[The input]

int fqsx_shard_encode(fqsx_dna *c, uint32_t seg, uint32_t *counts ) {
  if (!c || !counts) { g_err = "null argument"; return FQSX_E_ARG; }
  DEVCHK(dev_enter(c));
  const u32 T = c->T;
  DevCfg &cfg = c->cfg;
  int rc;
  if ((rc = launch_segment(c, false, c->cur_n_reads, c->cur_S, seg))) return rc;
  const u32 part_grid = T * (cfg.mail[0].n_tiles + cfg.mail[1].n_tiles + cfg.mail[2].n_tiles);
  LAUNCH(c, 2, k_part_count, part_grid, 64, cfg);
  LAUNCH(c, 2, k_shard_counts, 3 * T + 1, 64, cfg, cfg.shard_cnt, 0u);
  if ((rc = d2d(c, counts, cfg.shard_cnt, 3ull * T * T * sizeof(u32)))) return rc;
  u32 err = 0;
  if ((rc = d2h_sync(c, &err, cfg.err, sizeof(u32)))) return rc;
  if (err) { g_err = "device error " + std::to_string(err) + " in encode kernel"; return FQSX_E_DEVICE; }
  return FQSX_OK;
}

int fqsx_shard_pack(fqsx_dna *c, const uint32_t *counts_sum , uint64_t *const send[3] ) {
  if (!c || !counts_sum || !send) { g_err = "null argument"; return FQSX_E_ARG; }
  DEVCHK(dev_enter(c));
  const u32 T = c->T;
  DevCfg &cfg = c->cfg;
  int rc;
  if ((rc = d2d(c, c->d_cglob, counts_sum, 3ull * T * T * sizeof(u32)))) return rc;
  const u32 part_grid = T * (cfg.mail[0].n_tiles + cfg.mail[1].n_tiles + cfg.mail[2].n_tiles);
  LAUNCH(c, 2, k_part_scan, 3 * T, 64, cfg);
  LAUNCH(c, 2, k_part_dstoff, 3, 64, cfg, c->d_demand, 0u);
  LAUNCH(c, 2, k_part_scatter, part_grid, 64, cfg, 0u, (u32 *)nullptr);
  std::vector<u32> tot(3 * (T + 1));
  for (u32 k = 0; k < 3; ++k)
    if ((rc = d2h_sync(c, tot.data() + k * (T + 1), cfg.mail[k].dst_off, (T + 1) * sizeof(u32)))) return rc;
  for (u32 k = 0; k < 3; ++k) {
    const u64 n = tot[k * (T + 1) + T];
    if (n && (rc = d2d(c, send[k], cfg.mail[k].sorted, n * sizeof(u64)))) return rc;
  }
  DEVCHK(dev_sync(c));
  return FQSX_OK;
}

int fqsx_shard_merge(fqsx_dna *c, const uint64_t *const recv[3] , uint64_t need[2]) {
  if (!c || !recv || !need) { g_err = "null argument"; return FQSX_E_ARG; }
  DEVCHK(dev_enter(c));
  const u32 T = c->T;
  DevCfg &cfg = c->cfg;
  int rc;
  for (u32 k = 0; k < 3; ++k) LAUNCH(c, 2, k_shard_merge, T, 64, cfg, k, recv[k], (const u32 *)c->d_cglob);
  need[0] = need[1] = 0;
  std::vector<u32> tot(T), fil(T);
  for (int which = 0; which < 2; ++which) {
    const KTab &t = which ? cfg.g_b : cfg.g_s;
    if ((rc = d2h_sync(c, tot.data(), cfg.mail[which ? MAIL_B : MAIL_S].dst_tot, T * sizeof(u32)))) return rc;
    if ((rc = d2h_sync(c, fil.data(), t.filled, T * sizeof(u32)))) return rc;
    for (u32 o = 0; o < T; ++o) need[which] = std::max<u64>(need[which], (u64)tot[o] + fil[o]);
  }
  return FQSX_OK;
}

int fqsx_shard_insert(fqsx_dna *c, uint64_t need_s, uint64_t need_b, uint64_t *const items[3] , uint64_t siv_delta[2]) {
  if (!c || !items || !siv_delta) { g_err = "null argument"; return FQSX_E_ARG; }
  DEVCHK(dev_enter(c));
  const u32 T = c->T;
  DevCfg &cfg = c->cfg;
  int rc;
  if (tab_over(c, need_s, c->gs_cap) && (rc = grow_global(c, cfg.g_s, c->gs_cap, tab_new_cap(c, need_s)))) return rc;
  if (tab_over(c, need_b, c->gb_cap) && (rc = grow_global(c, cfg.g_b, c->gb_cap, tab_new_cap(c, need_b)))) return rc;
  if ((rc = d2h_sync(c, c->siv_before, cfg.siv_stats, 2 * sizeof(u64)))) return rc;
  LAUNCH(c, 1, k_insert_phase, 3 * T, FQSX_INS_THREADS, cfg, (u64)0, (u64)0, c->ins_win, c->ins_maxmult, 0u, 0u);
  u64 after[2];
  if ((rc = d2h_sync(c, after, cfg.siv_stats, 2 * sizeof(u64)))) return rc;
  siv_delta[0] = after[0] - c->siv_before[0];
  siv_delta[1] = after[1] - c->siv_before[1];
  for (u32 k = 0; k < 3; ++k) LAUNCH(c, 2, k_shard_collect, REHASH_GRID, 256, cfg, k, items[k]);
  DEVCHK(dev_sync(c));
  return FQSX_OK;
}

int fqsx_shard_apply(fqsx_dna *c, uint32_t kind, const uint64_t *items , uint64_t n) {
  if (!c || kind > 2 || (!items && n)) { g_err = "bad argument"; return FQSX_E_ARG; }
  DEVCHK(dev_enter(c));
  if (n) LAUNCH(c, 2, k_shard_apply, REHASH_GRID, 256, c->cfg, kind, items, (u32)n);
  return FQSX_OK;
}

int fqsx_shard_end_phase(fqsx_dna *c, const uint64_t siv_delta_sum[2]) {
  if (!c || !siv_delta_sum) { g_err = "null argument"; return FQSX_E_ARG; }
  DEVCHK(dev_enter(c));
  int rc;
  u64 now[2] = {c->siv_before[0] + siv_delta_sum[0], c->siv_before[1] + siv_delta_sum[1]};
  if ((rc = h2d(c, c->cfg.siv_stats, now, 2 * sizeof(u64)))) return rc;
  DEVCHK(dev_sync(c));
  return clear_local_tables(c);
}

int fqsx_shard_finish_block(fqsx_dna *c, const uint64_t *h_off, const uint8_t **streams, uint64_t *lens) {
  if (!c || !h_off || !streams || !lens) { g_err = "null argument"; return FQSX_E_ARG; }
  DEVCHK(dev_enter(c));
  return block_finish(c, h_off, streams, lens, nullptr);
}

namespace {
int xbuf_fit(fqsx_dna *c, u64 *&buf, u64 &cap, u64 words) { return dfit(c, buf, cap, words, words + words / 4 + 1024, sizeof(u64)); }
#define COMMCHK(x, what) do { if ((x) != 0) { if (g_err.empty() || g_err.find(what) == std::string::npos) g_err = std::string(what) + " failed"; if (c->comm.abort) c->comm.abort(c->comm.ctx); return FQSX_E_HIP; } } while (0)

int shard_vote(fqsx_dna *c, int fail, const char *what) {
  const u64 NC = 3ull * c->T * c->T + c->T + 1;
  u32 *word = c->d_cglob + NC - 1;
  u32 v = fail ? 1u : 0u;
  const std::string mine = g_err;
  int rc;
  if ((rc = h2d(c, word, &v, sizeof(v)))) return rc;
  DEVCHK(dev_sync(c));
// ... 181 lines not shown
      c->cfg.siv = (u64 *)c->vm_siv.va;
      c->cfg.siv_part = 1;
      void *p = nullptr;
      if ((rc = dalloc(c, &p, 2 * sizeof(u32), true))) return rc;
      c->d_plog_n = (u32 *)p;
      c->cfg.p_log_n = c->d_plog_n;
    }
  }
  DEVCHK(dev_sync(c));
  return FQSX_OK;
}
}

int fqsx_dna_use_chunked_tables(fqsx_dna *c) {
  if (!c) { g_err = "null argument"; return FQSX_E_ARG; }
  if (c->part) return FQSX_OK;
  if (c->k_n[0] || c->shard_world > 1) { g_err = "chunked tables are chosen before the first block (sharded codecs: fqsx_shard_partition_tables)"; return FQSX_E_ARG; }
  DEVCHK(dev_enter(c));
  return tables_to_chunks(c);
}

[/The input]
[The input]

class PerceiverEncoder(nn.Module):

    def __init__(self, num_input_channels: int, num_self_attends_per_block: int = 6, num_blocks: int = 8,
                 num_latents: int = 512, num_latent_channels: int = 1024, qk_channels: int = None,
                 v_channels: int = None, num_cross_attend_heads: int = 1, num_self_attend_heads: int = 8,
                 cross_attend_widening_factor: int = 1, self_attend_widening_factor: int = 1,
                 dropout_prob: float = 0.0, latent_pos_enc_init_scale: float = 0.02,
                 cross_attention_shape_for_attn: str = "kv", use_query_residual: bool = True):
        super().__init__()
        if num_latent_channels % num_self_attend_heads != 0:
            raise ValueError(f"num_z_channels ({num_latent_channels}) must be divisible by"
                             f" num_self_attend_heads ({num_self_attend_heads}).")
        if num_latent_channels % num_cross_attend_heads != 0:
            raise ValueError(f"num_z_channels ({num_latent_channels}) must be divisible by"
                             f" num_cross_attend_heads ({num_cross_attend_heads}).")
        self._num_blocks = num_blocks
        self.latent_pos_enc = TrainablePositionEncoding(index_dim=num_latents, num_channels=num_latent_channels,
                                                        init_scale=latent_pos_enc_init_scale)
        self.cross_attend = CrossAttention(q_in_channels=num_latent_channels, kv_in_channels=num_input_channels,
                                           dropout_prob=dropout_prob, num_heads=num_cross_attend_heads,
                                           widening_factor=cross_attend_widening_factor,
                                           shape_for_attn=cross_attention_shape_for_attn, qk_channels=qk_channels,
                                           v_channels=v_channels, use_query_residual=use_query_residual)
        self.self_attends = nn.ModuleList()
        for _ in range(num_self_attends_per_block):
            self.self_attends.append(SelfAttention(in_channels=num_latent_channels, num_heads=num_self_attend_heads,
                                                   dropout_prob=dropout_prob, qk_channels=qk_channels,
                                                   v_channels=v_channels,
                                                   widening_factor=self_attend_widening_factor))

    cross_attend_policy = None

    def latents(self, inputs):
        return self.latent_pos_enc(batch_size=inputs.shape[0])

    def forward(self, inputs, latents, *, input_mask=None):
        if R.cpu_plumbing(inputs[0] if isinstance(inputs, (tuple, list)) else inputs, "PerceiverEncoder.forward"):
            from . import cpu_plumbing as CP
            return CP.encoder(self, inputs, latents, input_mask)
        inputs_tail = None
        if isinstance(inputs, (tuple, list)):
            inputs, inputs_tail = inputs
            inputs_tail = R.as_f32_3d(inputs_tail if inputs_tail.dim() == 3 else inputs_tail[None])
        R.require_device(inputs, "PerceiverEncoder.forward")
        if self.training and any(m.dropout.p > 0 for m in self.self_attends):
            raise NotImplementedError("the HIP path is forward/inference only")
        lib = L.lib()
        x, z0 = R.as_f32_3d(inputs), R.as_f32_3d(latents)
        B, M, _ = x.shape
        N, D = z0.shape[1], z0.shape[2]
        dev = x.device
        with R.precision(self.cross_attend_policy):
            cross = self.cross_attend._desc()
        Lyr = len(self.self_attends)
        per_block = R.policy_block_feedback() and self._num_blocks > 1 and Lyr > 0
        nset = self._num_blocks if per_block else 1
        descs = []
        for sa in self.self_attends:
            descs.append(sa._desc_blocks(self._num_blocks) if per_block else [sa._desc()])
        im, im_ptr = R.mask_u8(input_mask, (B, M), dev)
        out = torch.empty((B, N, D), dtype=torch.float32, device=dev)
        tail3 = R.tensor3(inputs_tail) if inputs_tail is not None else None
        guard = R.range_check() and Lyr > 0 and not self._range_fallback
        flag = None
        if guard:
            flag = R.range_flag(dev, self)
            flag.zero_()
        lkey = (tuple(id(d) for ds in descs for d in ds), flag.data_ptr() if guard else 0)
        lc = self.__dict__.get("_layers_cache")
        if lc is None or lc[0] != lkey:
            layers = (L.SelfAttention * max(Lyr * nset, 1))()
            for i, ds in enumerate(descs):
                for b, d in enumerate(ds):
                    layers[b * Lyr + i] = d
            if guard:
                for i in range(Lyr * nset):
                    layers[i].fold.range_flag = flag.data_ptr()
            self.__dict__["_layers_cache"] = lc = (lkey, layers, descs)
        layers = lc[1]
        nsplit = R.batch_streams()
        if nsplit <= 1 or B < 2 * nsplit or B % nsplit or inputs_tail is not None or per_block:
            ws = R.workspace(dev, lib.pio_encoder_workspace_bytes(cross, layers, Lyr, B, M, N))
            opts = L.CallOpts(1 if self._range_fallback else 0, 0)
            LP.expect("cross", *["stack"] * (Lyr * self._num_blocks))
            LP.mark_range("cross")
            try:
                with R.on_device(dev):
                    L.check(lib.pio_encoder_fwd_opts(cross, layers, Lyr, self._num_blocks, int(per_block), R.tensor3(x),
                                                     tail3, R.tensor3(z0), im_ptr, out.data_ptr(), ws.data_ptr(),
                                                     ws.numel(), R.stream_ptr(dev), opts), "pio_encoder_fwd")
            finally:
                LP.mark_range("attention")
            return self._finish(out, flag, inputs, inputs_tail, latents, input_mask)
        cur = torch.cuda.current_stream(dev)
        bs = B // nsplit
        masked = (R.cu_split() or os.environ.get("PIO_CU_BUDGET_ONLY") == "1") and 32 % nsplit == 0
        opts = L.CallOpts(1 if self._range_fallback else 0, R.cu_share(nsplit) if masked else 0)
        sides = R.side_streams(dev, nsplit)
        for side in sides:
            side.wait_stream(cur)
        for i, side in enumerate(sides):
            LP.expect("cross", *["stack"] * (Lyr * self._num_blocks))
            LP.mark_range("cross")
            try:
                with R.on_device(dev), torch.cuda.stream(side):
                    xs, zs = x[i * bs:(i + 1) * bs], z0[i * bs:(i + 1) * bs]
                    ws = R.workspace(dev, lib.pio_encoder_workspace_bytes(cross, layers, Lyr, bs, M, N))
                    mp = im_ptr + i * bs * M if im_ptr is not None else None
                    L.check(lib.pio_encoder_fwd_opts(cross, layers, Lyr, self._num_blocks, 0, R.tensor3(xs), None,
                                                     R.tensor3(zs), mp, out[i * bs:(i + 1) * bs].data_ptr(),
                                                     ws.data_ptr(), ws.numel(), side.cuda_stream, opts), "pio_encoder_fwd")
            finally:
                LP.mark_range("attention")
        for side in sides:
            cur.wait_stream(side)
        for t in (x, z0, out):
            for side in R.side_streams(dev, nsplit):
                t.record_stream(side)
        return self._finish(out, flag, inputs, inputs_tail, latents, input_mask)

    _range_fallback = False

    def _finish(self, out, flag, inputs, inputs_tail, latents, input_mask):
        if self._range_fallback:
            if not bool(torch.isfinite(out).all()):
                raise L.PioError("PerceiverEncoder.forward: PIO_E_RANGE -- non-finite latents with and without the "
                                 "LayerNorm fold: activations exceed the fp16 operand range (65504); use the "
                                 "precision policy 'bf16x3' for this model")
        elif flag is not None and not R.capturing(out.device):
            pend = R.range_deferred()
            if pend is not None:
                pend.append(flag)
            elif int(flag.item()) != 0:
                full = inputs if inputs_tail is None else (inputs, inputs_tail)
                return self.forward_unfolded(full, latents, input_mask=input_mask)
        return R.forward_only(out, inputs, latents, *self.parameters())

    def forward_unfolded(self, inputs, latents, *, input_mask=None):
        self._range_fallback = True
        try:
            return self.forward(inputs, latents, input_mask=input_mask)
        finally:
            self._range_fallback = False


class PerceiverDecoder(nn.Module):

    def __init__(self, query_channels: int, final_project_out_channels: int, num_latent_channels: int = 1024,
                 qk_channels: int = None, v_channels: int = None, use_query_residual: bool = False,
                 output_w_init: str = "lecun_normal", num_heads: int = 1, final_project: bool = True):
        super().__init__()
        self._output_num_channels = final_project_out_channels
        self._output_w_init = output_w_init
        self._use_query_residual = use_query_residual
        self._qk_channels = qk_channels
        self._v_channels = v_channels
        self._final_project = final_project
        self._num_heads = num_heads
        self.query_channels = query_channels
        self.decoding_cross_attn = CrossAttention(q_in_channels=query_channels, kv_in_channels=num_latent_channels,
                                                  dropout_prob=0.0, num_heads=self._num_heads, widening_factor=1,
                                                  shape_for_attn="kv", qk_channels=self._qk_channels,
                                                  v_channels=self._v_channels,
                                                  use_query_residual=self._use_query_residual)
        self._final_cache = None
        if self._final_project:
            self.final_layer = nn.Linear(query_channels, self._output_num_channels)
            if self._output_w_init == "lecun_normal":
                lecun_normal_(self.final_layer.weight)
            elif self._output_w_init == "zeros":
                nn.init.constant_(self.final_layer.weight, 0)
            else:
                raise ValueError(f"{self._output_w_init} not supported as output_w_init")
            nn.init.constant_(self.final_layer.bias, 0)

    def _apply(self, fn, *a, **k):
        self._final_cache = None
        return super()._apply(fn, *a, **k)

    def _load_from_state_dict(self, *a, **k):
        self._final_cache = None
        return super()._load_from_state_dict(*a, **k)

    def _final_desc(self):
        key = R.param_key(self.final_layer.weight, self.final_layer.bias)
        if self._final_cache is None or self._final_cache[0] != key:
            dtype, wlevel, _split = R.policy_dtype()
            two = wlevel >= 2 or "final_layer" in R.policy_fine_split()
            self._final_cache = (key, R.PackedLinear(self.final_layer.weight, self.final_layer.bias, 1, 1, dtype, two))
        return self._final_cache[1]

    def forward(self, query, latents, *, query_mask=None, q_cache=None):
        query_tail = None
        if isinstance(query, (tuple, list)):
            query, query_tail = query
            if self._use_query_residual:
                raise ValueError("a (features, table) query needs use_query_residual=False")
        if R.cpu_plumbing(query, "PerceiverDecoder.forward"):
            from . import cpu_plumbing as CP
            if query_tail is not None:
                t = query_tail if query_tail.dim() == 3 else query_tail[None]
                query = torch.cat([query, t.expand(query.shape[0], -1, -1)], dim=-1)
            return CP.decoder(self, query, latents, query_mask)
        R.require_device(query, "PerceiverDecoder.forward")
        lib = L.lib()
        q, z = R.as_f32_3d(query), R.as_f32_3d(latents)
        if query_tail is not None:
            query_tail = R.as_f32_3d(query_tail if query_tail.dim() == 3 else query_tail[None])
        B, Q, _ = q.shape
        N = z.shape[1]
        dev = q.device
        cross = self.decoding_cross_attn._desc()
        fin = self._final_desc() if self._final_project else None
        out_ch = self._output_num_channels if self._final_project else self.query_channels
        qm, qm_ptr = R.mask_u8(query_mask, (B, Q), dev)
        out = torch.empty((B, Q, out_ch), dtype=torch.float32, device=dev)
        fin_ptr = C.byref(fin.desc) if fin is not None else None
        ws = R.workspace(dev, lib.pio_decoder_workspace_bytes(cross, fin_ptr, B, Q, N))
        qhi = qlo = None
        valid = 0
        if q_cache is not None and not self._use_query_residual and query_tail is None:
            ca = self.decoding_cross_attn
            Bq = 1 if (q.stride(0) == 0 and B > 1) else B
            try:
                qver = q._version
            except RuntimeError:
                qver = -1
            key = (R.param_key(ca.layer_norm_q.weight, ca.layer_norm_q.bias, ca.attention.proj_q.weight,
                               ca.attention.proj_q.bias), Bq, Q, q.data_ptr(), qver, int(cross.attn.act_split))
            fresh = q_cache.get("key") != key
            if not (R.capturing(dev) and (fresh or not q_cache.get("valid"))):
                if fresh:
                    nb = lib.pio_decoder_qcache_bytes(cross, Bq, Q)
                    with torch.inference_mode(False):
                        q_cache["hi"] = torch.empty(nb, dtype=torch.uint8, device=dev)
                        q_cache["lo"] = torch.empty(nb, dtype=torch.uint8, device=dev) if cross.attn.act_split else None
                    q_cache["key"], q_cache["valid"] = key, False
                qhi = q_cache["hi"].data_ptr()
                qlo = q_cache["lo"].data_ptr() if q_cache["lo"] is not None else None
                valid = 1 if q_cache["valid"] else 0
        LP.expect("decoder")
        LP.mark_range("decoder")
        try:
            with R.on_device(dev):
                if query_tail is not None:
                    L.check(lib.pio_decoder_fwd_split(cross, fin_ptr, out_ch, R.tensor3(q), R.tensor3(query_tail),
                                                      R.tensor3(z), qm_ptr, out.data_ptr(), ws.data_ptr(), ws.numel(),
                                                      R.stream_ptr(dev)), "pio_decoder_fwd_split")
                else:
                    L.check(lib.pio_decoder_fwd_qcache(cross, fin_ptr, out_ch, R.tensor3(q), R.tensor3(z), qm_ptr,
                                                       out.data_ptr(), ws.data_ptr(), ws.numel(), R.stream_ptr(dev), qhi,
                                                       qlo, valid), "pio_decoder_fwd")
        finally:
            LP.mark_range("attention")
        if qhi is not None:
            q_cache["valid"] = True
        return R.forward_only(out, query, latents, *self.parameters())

[/The input]

→ **About this task**
Looking at the data above, write out exactly the lines that start at the one containing "int fqsx_shard_encode(fqsx_dna *c, uint32_t" and end at the one containing "LAUNCH(c, 2, k_part_dstoff, 3, 64, cfg, c->d_demand, 0u);"; include both and nothing beyond.

→ **Answer for this exercise**
int fqsx_shard_encode(fqsx_dna *c, uint32_t seg, uint32_t *counts ) {
  if (!c || !counts) { g_err = "null argument"; return FQSX_E_ARG; }
  DEVCHK(dev_enter(c));
  const u32 T = c->T;
  DevCfg &cfg = c->cfg;
  int rc;
  if ((rc = launch_segment(c, false, c->cur_n_reads, c->cur_S, seg))) return rc;
  const u32 part_grid = T * (cfg.mail[0].n_tiles + cfg.mail[1].n_tiles + cfg.mail[2].n_tiles);
  LAUNCH(c, 2, k_part_count, part_grid, 64, cfg);
  LAUNCH(c, 2, k_shard_counts, 3 * T + 1, 64, cfg, cfg.shard_cnt, 0u);
  if ((rc = d2d(c, counts, cfg.shard_cnt, 3ull * T * T * sizeof(u32)))) return rc;
  u32 err = 0;
  if ((rc = d2h_sync(c, &err, cfg.err, sizeof(u32)))) return rc;
  if (err) { g_err = "device error " + std::to_string(err) + " in encode kernel"; return FQSX_E_DEVICE; }
  return FQSX_OK;
}

int fqsx_shard_pack(fqsx_dna *c, const uint32_t *counts_sum , uint64_t *const send[3] ) {
  if (!c || !counts_sum || !send) { g_err = "null argument"; return FQSX_E_ARG; }
  DEVCHK(dev_enter(c));
  const u32 T = c->T;
  DevCfg &cfg = c->cfg;
  int rc;
  if ((rc = d2d(c, c->d_cglob, counts_sum, 3ull * T * T * sizeof(u32)))) return rc;
  const u32 part_grid = T * (cfg.mail[0].n_tiles + cfg.mail[1].n_tiles + cfg.mail[2].n_tiles);
  LAUNCH(c, 2, k_part_scan, 3 * T, 64, cfg);
  LAUNCH(c, 2, k_part_dstoff, 3, 64, cfg, c->d_demand, 0u);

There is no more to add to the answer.